»»

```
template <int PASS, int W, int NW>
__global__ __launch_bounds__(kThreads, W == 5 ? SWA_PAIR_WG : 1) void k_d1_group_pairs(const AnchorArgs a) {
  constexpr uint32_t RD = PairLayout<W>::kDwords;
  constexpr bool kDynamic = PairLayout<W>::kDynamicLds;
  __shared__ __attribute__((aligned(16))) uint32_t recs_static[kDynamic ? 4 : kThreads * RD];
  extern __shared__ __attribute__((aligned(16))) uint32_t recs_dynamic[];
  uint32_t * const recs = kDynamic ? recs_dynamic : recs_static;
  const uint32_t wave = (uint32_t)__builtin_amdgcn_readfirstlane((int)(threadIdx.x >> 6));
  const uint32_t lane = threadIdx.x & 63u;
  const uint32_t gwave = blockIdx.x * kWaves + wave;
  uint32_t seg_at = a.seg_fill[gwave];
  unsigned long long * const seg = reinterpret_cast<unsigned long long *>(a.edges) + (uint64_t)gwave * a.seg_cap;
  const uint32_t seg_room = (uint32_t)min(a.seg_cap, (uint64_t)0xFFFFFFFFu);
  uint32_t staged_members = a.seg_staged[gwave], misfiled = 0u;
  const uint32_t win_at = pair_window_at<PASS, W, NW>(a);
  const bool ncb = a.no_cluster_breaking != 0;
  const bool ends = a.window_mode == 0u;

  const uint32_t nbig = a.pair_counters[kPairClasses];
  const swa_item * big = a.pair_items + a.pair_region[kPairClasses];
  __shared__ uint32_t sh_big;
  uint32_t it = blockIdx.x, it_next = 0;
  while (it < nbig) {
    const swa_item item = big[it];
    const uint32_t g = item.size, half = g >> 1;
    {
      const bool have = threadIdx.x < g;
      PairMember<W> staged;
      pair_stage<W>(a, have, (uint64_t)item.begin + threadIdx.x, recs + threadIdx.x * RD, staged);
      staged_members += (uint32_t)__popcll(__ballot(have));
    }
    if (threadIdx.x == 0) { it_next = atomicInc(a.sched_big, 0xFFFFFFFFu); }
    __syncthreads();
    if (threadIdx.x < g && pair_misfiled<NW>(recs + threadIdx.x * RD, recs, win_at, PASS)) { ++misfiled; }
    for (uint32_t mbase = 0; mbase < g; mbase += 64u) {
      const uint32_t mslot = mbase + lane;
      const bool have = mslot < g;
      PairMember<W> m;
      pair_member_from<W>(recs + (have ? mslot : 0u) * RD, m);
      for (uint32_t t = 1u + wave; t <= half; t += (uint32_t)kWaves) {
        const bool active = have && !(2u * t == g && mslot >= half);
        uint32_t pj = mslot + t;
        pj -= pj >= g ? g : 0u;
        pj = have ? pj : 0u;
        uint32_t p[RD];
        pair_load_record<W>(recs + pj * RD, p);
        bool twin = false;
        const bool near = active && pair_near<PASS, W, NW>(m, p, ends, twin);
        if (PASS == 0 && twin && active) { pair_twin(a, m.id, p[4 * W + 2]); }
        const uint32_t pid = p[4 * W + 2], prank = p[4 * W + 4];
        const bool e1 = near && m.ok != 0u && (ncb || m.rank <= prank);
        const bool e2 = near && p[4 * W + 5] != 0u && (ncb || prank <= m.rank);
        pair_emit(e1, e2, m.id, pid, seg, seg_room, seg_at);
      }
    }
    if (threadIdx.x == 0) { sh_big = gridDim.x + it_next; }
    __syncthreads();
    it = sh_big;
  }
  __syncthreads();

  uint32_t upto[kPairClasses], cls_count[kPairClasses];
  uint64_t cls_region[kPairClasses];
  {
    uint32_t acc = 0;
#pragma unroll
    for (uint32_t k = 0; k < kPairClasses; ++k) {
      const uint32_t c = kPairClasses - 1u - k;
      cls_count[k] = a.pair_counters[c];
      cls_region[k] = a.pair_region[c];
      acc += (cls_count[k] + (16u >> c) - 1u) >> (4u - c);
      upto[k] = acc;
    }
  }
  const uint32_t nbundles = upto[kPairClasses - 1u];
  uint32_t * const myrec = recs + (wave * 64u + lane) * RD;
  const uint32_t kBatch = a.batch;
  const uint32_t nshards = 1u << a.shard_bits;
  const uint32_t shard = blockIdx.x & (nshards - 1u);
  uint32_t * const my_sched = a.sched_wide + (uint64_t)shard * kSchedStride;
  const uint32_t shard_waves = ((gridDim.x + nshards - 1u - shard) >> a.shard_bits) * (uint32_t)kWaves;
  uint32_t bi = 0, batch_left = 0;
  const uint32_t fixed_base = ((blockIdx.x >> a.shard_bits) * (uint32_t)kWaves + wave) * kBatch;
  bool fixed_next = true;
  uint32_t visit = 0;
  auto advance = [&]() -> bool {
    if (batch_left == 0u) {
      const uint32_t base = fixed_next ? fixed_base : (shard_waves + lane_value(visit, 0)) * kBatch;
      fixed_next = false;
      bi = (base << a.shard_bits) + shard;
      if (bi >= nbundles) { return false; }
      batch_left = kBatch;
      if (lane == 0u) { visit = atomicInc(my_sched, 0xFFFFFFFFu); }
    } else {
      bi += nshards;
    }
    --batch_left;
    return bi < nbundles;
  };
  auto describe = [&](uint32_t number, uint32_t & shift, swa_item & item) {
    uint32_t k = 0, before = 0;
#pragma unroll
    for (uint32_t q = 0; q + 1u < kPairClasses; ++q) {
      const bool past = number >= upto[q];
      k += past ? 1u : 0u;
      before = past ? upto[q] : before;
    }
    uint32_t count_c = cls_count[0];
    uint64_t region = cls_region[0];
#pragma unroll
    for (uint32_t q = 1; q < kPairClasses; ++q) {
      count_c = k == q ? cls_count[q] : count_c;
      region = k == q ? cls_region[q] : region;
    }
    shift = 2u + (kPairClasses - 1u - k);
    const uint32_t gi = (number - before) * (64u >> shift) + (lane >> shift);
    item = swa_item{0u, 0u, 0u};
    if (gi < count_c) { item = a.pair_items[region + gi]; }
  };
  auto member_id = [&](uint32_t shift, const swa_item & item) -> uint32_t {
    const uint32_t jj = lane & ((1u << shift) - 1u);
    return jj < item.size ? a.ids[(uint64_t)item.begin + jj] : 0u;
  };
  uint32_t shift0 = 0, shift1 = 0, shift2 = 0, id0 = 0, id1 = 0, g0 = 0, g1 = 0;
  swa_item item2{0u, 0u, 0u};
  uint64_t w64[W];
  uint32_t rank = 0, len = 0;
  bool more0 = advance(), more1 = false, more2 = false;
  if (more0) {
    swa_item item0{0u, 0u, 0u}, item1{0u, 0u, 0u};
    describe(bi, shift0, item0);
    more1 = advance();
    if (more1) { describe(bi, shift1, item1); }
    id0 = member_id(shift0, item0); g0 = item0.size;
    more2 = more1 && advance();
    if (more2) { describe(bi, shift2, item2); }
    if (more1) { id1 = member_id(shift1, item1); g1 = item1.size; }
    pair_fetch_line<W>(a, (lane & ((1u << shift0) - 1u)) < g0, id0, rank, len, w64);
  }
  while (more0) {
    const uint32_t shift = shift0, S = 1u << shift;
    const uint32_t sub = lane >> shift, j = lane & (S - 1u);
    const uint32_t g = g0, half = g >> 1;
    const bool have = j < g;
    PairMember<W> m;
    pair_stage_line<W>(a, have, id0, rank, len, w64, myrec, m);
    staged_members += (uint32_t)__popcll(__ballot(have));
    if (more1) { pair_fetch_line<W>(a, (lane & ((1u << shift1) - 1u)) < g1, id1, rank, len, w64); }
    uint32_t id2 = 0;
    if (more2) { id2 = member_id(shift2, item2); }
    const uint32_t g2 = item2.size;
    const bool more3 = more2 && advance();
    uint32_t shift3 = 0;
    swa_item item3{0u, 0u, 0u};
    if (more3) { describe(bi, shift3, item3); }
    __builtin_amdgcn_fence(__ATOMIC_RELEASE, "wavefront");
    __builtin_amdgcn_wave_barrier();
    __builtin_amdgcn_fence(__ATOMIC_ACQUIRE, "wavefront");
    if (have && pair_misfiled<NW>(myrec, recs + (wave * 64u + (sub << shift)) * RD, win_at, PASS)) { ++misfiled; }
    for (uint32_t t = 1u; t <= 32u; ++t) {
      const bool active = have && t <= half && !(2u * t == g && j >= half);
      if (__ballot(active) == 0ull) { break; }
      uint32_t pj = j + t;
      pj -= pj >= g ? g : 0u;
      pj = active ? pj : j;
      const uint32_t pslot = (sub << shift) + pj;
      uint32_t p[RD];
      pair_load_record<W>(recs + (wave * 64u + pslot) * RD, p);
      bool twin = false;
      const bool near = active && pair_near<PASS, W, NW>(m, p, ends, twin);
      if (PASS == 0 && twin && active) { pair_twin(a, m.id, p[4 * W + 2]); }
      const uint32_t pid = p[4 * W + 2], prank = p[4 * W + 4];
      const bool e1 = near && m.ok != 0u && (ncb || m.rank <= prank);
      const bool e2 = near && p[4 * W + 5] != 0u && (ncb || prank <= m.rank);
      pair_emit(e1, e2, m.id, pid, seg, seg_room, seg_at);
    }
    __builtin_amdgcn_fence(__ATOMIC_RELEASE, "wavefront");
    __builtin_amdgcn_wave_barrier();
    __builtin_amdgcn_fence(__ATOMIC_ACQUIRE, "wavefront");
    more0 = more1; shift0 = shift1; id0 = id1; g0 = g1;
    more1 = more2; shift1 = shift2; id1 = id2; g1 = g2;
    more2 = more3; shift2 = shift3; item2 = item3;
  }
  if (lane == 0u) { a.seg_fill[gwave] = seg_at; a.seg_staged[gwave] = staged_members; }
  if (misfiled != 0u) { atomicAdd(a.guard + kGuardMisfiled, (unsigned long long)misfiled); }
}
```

««
»»

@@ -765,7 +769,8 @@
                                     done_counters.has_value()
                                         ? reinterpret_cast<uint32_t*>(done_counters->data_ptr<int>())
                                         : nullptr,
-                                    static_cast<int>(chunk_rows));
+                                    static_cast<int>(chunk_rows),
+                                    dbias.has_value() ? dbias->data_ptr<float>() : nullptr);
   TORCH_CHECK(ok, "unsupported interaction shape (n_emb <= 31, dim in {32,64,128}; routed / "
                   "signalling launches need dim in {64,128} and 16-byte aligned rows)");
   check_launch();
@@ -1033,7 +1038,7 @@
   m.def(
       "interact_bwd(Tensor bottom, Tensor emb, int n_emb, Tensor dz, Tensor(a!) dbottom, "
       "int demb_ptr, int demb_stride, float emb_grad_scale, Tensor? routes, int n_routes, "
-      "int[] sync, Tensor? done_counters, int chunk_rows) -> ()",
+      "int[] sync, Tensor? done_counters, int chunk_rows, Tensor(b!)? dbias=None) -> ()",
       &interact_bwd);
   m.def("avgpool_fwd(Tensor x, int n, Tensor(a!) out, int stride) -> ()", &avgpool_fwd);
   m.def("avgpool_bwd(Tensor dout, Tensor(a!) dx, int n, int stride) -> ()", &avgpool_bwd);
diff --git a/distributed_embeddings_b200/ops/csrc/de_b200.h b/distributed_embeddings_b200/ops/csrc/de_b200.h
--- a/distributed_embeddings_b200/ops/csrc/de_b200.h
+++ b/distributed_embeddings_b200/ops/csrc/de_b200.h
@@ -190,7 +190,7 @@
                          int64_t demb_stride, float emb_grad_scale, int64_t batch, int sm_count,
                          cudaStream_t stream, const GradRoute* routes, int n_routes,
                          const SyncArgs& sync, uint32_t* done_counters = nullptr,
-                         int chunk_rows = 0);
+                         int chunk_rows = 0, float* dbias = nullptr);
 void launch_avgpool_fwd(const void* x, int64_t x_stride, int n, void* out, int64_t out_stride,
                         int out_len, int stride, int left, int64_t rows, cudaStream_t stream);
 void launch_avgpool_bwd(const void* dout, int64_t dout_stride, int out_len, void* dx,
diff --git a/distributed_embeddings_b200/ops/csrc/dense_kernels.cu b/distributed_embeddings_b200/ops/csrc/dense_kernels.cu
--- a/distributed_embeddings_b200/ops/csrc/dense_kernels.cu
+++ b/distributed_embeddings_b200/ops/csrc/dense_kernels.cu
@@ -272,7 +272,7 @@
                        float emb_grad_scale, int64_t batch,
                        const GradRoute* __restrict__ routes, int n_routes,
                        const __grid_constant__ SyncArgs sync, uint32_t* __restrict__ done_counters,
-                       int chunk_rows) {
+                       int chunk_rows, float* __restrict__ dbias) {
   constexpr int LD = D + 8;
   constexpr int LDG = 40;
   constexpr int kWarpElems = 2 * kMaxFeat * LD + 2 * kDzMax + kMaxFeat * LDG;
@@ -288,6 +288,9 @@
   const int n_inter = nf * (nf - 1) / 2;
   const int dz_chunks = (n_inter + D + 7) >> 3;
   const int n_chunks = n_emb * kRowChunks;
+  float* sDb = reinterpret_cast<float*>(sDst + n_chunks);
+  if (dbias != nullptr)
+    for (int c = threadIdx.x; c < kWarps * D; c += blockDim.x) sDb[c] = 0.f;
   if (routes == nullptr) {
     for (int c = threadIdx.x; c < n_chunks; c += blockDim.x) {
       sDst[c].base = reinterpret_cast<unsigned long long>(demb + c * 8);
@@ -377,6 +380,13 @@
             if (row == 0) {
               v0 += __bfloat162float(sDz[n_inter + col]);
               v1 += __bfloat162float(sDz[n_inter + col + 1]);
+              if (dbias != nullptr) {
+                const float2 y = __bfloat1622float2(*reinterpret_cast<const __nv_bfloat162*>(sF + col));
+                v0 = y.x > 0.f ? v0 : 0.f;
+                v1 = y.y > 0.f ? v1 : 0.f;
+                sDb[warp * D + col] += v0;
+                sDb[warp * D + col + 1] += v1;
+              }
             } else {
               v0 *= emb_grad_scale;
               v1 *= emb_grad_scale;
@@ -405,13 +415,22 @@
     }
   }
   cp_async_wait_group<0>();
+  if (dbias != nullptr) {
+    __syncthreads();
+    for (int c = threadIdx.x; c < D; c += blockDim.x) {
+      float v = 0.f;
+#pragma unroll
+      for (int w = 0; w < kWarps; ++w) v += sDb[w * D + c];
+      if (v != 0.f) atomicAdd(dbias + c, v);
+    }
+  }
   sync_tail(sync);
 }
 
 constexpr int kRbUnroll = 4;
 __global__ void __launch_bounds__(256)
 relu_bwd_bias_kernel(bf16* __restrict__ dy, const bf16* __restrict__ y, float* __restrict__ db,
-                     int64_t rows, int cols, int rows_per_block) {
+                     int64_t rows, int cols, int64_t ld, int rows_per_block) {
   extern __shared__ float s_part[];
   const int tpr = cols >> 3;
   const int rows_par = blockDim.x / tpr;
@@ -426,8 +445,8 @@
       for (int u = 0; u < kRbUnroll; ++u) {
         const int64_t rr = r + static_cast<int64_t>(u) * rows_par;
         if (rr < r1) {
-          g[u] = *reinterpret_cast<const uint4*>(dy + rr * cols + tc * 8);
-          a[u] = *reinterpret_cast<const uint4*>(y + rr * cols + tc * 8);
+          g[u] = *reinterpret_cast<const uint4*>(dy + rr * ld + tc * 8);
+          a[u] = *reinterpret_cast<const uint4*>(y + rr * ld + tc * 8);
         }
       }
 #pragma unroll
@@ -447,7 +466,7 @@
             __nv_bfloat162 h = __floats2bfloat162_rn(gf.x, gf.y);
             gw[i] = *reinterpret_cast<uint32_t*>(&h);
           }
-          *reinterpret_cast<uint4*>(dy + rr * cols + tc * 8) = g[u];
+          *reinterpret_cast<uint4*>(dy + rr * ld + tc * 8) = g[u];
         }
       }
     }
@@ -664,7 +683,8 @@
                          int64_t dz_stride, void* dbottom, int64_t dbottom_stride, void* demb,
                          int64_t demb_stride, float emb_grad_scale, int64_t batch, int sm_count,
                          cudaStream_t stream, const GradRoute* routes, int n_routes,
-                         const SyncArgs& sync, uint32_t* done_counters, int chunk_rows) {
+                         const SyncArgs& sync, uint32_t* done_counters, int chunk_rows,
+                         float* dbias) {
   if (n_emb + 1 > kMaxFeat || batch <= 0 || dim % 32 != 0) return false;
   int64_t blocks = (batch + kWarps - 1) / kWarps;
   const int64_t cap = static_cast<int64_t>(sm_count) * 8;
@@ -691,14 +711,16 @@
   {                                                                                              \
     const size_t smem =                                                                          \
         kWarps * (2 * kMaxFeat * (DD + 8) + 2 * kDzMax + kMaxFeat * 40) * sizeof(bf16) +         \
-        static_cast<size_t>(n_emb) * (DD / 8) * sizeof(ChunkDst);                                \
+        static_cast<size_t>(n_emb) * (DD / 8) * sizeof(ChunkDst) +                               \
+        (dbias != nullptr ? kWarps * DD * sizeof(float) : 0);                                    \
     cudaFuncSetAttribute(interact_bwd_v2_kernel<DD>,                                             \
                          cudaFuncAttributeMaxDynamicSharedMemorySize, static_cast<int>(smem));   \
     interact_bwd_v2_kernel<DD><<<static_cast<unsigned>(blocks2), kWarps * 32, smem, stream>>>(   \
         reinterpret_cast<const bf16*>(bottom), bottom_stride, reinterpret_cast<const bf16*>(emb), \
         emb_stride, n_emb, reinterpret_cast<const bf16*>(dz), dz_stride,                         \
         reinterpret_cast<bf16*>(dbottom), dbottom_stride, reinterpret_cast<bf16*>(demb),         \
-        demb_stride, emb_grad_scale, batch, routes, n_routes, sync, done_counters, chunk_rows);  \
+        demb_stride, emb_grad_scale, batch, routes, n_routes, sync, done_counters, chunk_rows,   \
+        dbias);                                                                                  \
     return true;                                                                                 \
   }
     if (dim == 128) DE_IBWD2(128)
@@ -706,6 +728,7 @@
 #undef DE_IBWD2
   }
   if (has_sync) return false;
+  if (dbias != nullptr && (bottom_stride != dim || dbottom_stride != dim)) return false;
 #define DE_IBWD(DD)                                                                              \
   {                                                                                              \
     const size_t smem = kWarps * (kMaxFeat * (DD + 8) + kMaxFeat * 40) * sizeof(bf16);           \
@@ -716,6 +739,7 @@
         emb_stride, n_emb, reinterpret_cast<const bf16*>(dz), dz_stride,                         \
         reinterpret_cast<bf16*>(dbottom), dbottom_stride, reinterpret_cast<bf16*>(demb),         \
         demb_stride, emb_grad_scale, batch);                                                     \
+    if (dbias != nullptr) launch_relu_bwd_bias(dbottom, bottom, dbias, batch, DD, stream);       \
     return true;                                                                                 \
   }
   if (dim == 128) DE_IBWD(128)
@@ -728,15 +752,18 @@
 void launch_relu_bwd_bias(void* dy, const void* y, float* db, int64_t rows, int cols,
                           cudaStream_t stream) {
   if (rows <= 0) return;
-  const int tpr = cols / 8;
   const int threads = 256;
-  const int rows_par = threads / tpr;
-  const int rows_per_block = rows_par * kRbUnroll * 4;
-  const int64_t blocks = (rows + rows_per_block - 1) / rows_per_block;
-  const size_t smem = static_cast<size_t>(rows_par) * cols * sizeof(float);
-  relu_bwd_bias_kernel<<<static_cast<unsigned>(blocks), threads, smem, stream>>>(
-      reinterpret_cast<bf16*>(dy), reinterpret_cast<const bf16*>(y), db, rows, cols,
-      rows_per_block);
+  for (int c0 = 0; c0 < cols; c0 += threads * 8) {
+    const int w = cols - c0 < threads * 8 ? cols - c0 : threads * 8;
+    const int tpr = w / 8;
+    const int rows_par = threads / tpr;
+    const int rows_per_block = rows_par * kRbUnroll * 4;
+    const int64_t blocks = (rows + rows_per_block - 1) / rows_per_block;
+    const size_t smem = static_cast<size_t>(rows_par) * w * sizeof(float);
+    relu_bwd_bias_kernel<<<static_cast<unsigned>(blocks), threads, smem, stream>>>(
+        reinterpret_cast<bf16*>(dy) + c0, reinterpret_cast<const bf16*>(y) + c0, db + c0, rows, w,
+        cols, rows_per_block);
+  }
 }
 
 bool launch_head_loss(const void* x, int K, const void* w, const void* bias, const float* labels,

««

Count the lines in the entries above where the string "kRbUnroll" shows up, and give that number only.

4